On November 8, 2007 the Division 3 DG was started for monthly operability surveillance testing under procedure OSP-ELEC-M703. Similarly to the incident discussed above, Operations declared the DG inoperable due to lack of indications for voltage and frequency. Engineering performed a walk down of the DG and control panels and observed normal exciter field current and field voltage which indicated the field had flashed and the terminal voltage had developed. DG speed was approximately 925 RPM which indicated the speed was being controlled by the hydraulic governor vice the expected 900 RPM when controlled by the electronic governor.
Troubleshooting revealed that the fuses on the primary side of the metering and relaying potential transformers had cleared. An investigation comparing the two fuse failure incidents resulted in a discovery on December 10, 2007 that the operating procedures that were performed prior to discovery of the two cleared fuse events shut down the Division 3 DG by taking the engine control switch to STOP while the unit mode selector switch was still in AUTO. Since both of these events occurred during shut down of the DG, no indication was available to alert Operations personnel of the cleared fuses condition until the next attempted performance of the monthly surveillance.
The May 3, 2005 fuse clearing incident was caused by performance of procedure TSP-DG-E501, "Simultaneous Start of All Three Diesel Generators." This procedure is used to satisfy SR 3.8.1.20 which is performed once every ten years. This procedure placed the engine control switch to STOP while the unit mode selector switch was still in the AUTO position to shut down the DG.
26158 R3 control switch to STOP without first placing the unit mode selector switch to MAINTENANCE. On October 19, 2007, OSP-ELEC-C703 was run using the revised shut down method for the first time.
This procedure is performed when there is a potential common cause failure that requires a start/run of the other diesels.
Review of the Division 3 DG control circuitry indicated that by placing the engine control switch to STOP without first placing the unit mode selector switch to MAINTENANCE shuts the DG down without collapsing the excitation field. In this sequence, the voltage regulator will attempt to maintain voltage as the engine speed and frequency drop. It was concluded that this results in an over excitation condition and excessive volts per hertz operation causing the fuses to clear.
It was concluded that from the performance of TSP-DG-E501 on May 3, 2005 and OSP-ELEC-C703, on October 19, 2007, the Division 3 DG fuses were cleared and the Division 3 DG was inoperable until the fuses were replaced and the DG restored to service on June 7, 2005 and November 10, 2007 respectively.

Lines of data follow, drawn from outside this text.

template <bool ROW>
TFX_DEV void fwd_phase_any(f32x16& s_cur, f32x16& s_nxt, u32x4 (&p_prev)[2], u32x4 (&p_cur)[2], f32x16 (&o)[2], const bf16x8 (&qf)[4],
                           const bf16* Kt_nxt, int kb_nxt, const bf16* Vt_prev, int kb_prev, float (&lsum)[2], const SoftCap& c, int key0, int kve,
                           bool mask, unsigned long long* ts = nullptr) {
#ifdef TFX_ATTN_TIMING
  unsigned long long t0 = __builtin_readcyclecounter();
#endif
  softcap16<ROW>(s_cur, c);
  if (mask) {
#pragma unroll
    for (int r = 0; r < 16; r++) s_cur[r] = key0 + (r & 3) + 8 * (r >> 2) < kve ? s_cur[r] : -__builtin_inff();
  }
#ifdef TFX_ATTN_TIMING
  asm volatile("" : "+v"(s_cur));
  unsigned long long t1 = __builtin_readcyclecounter();
#endif
  fwd_phase(s_cur, s_nxt, p_prev, p_cur, o, qf, Kt_nxt, kb_nxt, Vt_prev, kb_prev, lsum);
#ifdef TFX_ATTN_TIMING
  asm volatile("" : "+v"(s_nxt), "+v"(o[0]), "+v"(o[1]));
  ts[2] += t1 - t0; ts[3] += __builtin_readcyclecounter() - t1;
#endif
}

TFX_DEV void fwd_drain(u32x4 (&p_prev)[2], f32x16 (&o)[2], const bf16* Vt_prev, int kb_prev) {
  const int hi = (threadIdx.x >> 5) & 1;
  bf16x8 vt[4];
#pragma unroll
  for (int m = 0; m < 4; m++) { const int ra = kb_prev * 32 + 16 * (m >> 1) + 4 * hi; vt[m] = dma_tr8(Vt_prev, ra, ra + 8, (m & 1) * 32); }
#pragma unroll
  for (int m = 0; m < 4; m++) MFMA_ACC(o[m & 1], vt[m], p_prev[m >> 1]);
  asm volatile("s_nop 7" : "+v"(vt[0]), "+v"(vt[1]), "+v"(vt[2]), "+v"(vt[3]), "+v"(p_prev[0]), "+v"(p_prev[1]));
}

template <bool ASM, bool ROW = false>
__global__ __launch_bounds__(256, 2) void attn_fwd_pipe_kernel(tfx_attn_args p) {
  __shared__ __attribute__((aligned(1024))) bf16 Ks[3][64 * 64];
  __shared__ __attribute__((aligned(1024))) bf16 Vs[3][64 * 64];
  const int l = threadIdx.x & 63, w = threadIdx.x >> 6, hi = l >> 5;
  const BlockId bi = decode_block(p.order, (p.n + 127) / 128, true);
  const int h = bi.h, b = bi.b, q0 = bi.tile * 128;
  const int n = p.q_cnt ? p.q_cnt[b] : p.n;
  if (q0 >= n) return;
  const int nkv = p.n_kv > 0 ? p.n_kv : n;
  const size_t tok0 = p.q_row0 ? (size_t)p.q_row0[b] : (size_t)b * n, tokk = (size_t)b * nkv;
  const bf16* qb = p.q + tok0 * p.ld_q + h * DH;
  const bf16* kb_ = p.k + tokk * p.ld_k + h * DH;
  const bf16* vb = p.v + tokk * p.ld_v + h * DH;
  const int qrow = q0 + w * 32 + (l & 31);
  const int qc = min(qrow, n - 1);
  const int kve = p.kv_end[tok0 + qc];
  const int kv_limit = tile_kv_limit(p, tok0, q0, n, kve, qrow < n);
  const int nt = (kv_limit + 63) / 64;
  bf16x8 qf[4];
#pragma unroll
  for (int ks = 0; ks < 4; ks++) qf[ks] = g_rowfrag(qb, p.ld_q, qrow, n, ks);
  const SoftCap sc_ = make_softcap(p.softcap, p.sc_plan);
  const int kve_min = wave_min_i(kve);
  asm volatile("" : "+v"(qf[0]), "+v"(qf[1]), "+v"(qf[2]), "+v"(qf[3]));
  asm volatile("s_waitcnt vmcnt(0)" ::: "memory");
  tile_dma(kb_, p.ld_k, 0, nkv, Ks[0]);
  tile_dma(vb, p.ld_v, 0, nkv, Vs[0]);
  if (nt > 1) tile_dma(kb_, p.ld_k, 64, nkv, Ks[1]);

  f32x16 o[2], sA, sB;
  u32x4 pA[2], pB[2];
#pragma unroll
  for (int i = 0; i < 2; i++) {
#pragma unroll
    for (int r = 0; r < 16; r++) o[i][r] = 0.f;
#pragma unroll
    for (int e = 0; e < 4; e++) { pA[i][e] = 0u; pB[i][e] = 0u; }
  }
#pragma unroll
  for (int r = 0; r < 16; r++) { sA[r] = 0.f; sB[r] = 0.f; }
  float lsum[2] = {0.f, 0.f};
  int kslot = 0, vslot = 0;
#ifdef TFX_ATTN_TIMING
  unsigned long long tsec[4] = {0, 0, 0, 0}, tprev = __builtin_readcyclecounter();
#define AT_MARK(i) { const unsigned long long tn = __builtin_readcyclecounter(); tsec[i] += tn - tprev; tprev = tn; }
#define TS_ARG , tsec
#else
#define AT_MARK(i)
#define TS_ARG
#endif
  int j0 = 0;
  if constexpr (ASM) {
    const int kve_blk = __builtin_amdgcn_readfirstlane(p.kv_end[tok0 + q0]);
    const int nfull = __builtin_amdgcn_readfirstlane(min(kve_blk >> 6, (nkv - 128) >> 6));
    if (nfull > 0 && sc_.mode <= 1) {
      const int wu = __builtin_amdgcn_readfirstlane(w);
      const uint32_t ldsK = (uint32_t)(size_t)(lds_void_t*)&Ks[0][0], ldsV = (uint32_t)(size_t)(lds_void_t*)&Vs[0][0];
      uint32_t ka[4], vaA[2], vaB[2], dk[2], dv[2];
#pragma unroll
      for (int ks = 0; ks < 4; ks++) ka[ks] = ldsK + 2u * (uint32_t)((l & 31) * 64 + (((2 * ks + hi) ^ swz_f(l & 31)) << 3));
      {
        const int q = l & 15, ra = 4 * hi + (q >> 2), rb = ra + 8;
#pragma unroll
        for (int db = 0; db < 2; db++) {
          const int col = db * 32 + 16 * ((l >> 4) & 1) + 4 * (q & 3);
          vaA[db] = ldsV + 2u * (uint32_t)(ra * 64 + (((col >> 3) ^ swz_f(ra)) << 3) + (col & 7));
          vaB[db] = ldsV + 2u * (uint32_t)(rb * 64 + (((col >> 3) ^ swz_f(rb)) << 3) + (col & 7));
        }
      }
#pragma unroll
      for (int jp = 0; jp < 2; jp++) {
        const int r = w * 16 + jp * 8 + (l >> 3), c = (l & 7) ^ swz_f(r);
        dk[jp] = 2u * (uint32_t)(r * p.ld_k + c * 8);
        dv[jp] = 2u * (uint32_t)(r * p.ld_v + c * 8);
      }
      const uint64_t baseK = (uint64_t)(uintptr_t)kb_, baseV = (uint64_t)(uintptr_t)vb;
      u32x4 rsK, rsV;
      rsK[0] = __builtin_amdgcn_readfirstlane((uint32_t)baseK); rsK[1] = __builtin_amdgcn_readfirstlane((uint32_t)(baseK >> 32) & 0xffffu); rsK[2] = 0xffffff00u; rsK[3] = 0x00020000u;
      rsV[0] = __builtin_amdgcn_readfirstlane((uint32_t)baseV); rsV[1] = __builtin_amdgcn_readfirstlane((uint32_t)(baseV >> 32) & 0xffffu); rsV[2] = 0xffffff00u; rsV[3] = 0x00020000u;
      const uint32_t stk = __builtin_amdgcn_readfirstlane(128u * (uint32_t)p.ld_k), stv = __builtin_amdgcn_readfirstlane(128u * (uint32_t)p.ld_v);
      uint32_t sko = 2u * stk, svo = stv, cnt = (uint32_t)nfull;
      const uint32_t mk = __builtin_amdgcn_readfirstlane(ldsK + (uint32_t)wu * 2048u), mv = __builtin_amdgcn_readfirstlane(ldsV + (uint32_t)wu * 2048u);
      const float p1 = sc_.p1, p3 = sc_.p3, p5 = sc_.p5;
      u32x4 q0f = __builtin_bit_cast(u32x4, qf[0]), q1f = __builtin_bit_cast(u32x4, qf[1]), q2f = __builtin_bit_cast(u32x4, qf[2]), q3f = __builtin_bit_cast(u32x4, qf[3]);
#define AF_OPERANDS                                                                                                                                  \
          : [o0] "+&v"(o[0]), [o1] "+&v"(o[1]), "+{v[64:79]}"(sA), "+{v[104:107]}"(pB[0]), "+{v[108:111]}"(pB[1]), "+{v112}"(lsum[0]), "+{v113}"(lsum[1]),    \
            [sko] "+&s"(sko), [svo] "+&s"(svo), [cnt] "+&s"(cnt)                                                                                     \
          : [qf0] "v"(q0f), [qf1] "v"(q1f), [qf2] "v"(q2f), [qf3] "v"(q3f), [ka0] "v"(ka[0]), [ka1] "v"(ka[1]), [ka2] "v"(ka[2]), [ka3] "v"(ka[3]),  \
            [va0] "v"(vaA[0]), [va1] "v"(vaA[1]), [vb0] "v"(vaB[0]), [vb1] "v"(vaB[1]), [dk0] "v"(dk[0]), [dk1] "v"(dk[1]), [dv0] "v"(dv[0]), [dv1] "v"(dv[1]), \
            [rsk] "s"(rsK), [rsv] "s"(rsV), [stk] "s"(stk), [stv] "s"(stv), [mk] "s"(mk), [mv] "s"(mv), [p1] "v"(p1), [p3] AF_P3(p3), [p5] "s"(p5)   \
          : "memory", "scc", "v80", "v81", "v82", "v83", "v84", "v85", "v86", "v87", "v88", "v89", "v90", "v91", "v92", "v93", "v94", "v95",         \
            "v96", "v97", "v98", "v99", "v100", "v101", "v102", "v103", "v116", "v117", "v118", "v119", "v120", "v121", "v122", "v123", "v124",      \
            "v125", "v126", "v127", "v128", "v129", "v130", "v131", "v132", "v133", "v134", "v135", "v136", "v137", "v138", "v139", "v140", "v141",  \
            "v142", "v143", "v144", "v145", "v146", "v147", "v148", "v149", "v150", "v151"
      if (sc_.mode == 0) {
#define AF_P3 "s"
        asm volatile(
#include "attn_fwd_loop_m0.inc"
            AF_OPERANDS);
#undef AF_P3
      } else {
#define AF_P3 "v"
        asm volatile(
#include "attn_fwd_loop_m1.inc"
            AF_OPERANDS);
#undef AF_P3
      }
#undef AF_OPERANDS
      j0 = nfull;
      kslot = vslot = nfull % 3;
    }
  }
  for (int j = j0; j < nt; j++) {
    asm volatile("s_waitcnt vmcnt(0)" ::: "memory");
    __builtin_amdgcn_s_barrier();
    AT_MARK(0)
    const int kslot1 = kslot == 2 ? 0 : kslot + 1, kslot2 = kslot1 == 2 ? 0 : kslot1 + 1;
    const int vslot1 = vslot == 2 ? 0 : vslot + 1, vprev = vslot == 0 ? 2 : vslot - 1;
    if (j + 2 < nt) tile_dma(kb_, p.ld_k, (j + 2) * 64, nkv, Ks[kslot2]);
    if (j + 1 < nt) tile_dma(vb, p.ld_v, (j + 1) * 64, nkv, Vs[vslot1]);
    AT_MARK(1)
    if (j == 0) {
      sA = __builtin_amdgcn_mfma_f32_32x32x16_bf16(dma_rowfrag(Ks[0], 0, 0), qf[0], f32x16{}, 0, 0, 0);
#pragma unroll
      for (int ks = 1; ks < 4; ks++) sA = MFMA(dma_rowfrag(Ks[0], 0, ks), qf[ks], sA);
    }
    int u = 2 * j;
    fwd_phase_any<ROW>(sA, sB, pB, pA, o, qf, Ks[kslot], 1, j == 0 ? Vs[vslot] : Vs[vprev], 1, lsum, sc_, u * 32 + 4 * hi, kve, (u + 1) * 32 > kve_min TS_ARG);
    u = 2 * j + 1;
    fwd_phase_any<ROW>(sB, sA, pA, pB, o, qf, Ks[kslot1], 0, Vs[vslot], 0, lsum, sc_, u * 32 + 4 * hi, kve, (u + 1) * 32 > kve_min TS_ARG);
    kslot = kslot1; vslot = vslot1;
#ifdef TFX_ATTN_TIMING
    tprev = __builtin_readcyclecounter();
#endif
  }
#ifdef TFX_ATTN_TIMING
  if (l == 0) {
    unsigned long long* ob = (unsigned long long*)p.dq + ((((size_t)b * p.h + h) * ((n + 127) / 128) + bi.tile) * 4 + w) * 5;
    for (int i = 0; i < 4; i++) ob[i] = tsec[i];
    ob[4] = nt;
  }
#endif
#undef AT_MARK
#undef TS_ARG
  fwd_drain(pB, o, Vs[vslot == 0 ? 2 : vslot - 1], 1);
  asm volatile("s_nop 15\n\ts_nop 15" : "+v"(o[0]), "+v"(o[1]));
  float ls = lsum[0] + lsum[1];
  ls += __shfl_xor(ls, 32, 64);
  {
    const float g = p.gate ? sigmoidf_(bf2f(p.gate[(tok0 + qc) * p.ld_gate + h])) : 1.f;
    bf16x4 ov[2][4];
    if (p.laser) {
      const float rl = __builtin_amdgcn_rcpf(ls);
#pragma unroll
      for (int db = 0; db < 2; db++)
#pragma unroll
        for (int rg = 0; rg < 4; rg++)
#pragma unroll
          for (int e = 0; e < 4; e++) ov[db][rg][e] = f2bf(g * __logf(o[db][rg * 4 + e] * rl));
    } else {
      const float sc = g * __builtin_amdgcn_rcpf(ls);
#pragma unroll
      for (int db = 0; db < 2; db++)
#pragma unroll
        for (int rg = 0; rg < 4; rg++)
#pragma unroll
          for (int e = 0; e < 4; e++) ov[db][rg][e] = f2bf(o[db][rg * 4 + e] * sc);
    }
    __syncthreads();
    wave_block_store(&Ks[0][0] + w * 2048, ov, p.out + (tok0 + q0 + w * 32) * p.ld_out + h * DH, p.ld_out, n - (q0 + w * 32));
    if (qrow < n && hi == 0) p.lse[((size_t)b * p.h + h) * p.n + qrow] = __log2f(ls) * LN2;
  }
}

The time period that the fuses were cleared on the Division 3 DG exceeded the Technical Specifications allowed completion time for the required actions of LCO 3.8.1 Condition B for both incidents. In addition during the 2007 incident, the Division 2 DG was inoperable for maintenance for just over seven of the 22 days that Division 3 DG was inoperable with the cleared fuses. Seven days with two DGs inoperable exceeds the Technical Specifications allowed completion time for the required actions of LCO 3.8.1 Condition E.
During the time the Division 3 DG fuses were cleared, the electronic governor would have been out of service as well as the local and remote indications of voltage and frequency for the DG. Because of the lack of indications and reliance on the hydraulic governor, Operations could not have satisfactorily completed all surveillance requirements rendering the DG inoperable.
Immediate Corrective Action In both incidents, the fuses were replaced and the diesel operability surveillance was satisfactorily completed prior to declaring the DG operable. OSP-ELEC-C703 was deactivated to preclude use of this procedure pending revision to correct the inadequate shut down method. TSP-DG-E501 was not deactivated; however it is not scheduled to be performed until 2015 and as discussed below will be revised prior to its next use.
26158 R3 Columbia Generating Station
Cause
A combination of change and barrier analyses was used to evaluate these events. The root cause team determined that the procedure revision process was adequate and that the actions of the licensee personnel were logical given their level of knowledge.
The root cause for this event was caused by a lack of knowledge of the Division 3 DG shut down logic by Operations and Engineering personnel. This lack of knowledge led to the direct cause of introducing inadequate procedural guidance that created an over excitation condition which cleared the fuses.
Further Corrective Action The procedures described above will be revised to ensure that the correct method for shut down of the Division 3 DG is utilized. The requisite lesson plans for Operations and Engineering training will be updated and training provided to ensure the lessons learned from this event address the knowledge shortfall.
Assessment of Safety Consequences
The Division 3 DG is used to supply power to the High Pressure Core Spray (HPCS) [BG] system in the absence of the normal/startup power sources. During the times the Division 3 DG fuses were cleared, the electronic governor would have been out of service as well as the local and remote indications of voltage and frequency for the DG. If an actual load demand had occurred during the time frames the fuses were cleared due to the loss of normal/startup power sources, Energy Northwest has concluded that there is reasonable assurance that the hydraulic governor would have controlled the DG with the High Pressure Core Spray system loads to meet safety function requirements.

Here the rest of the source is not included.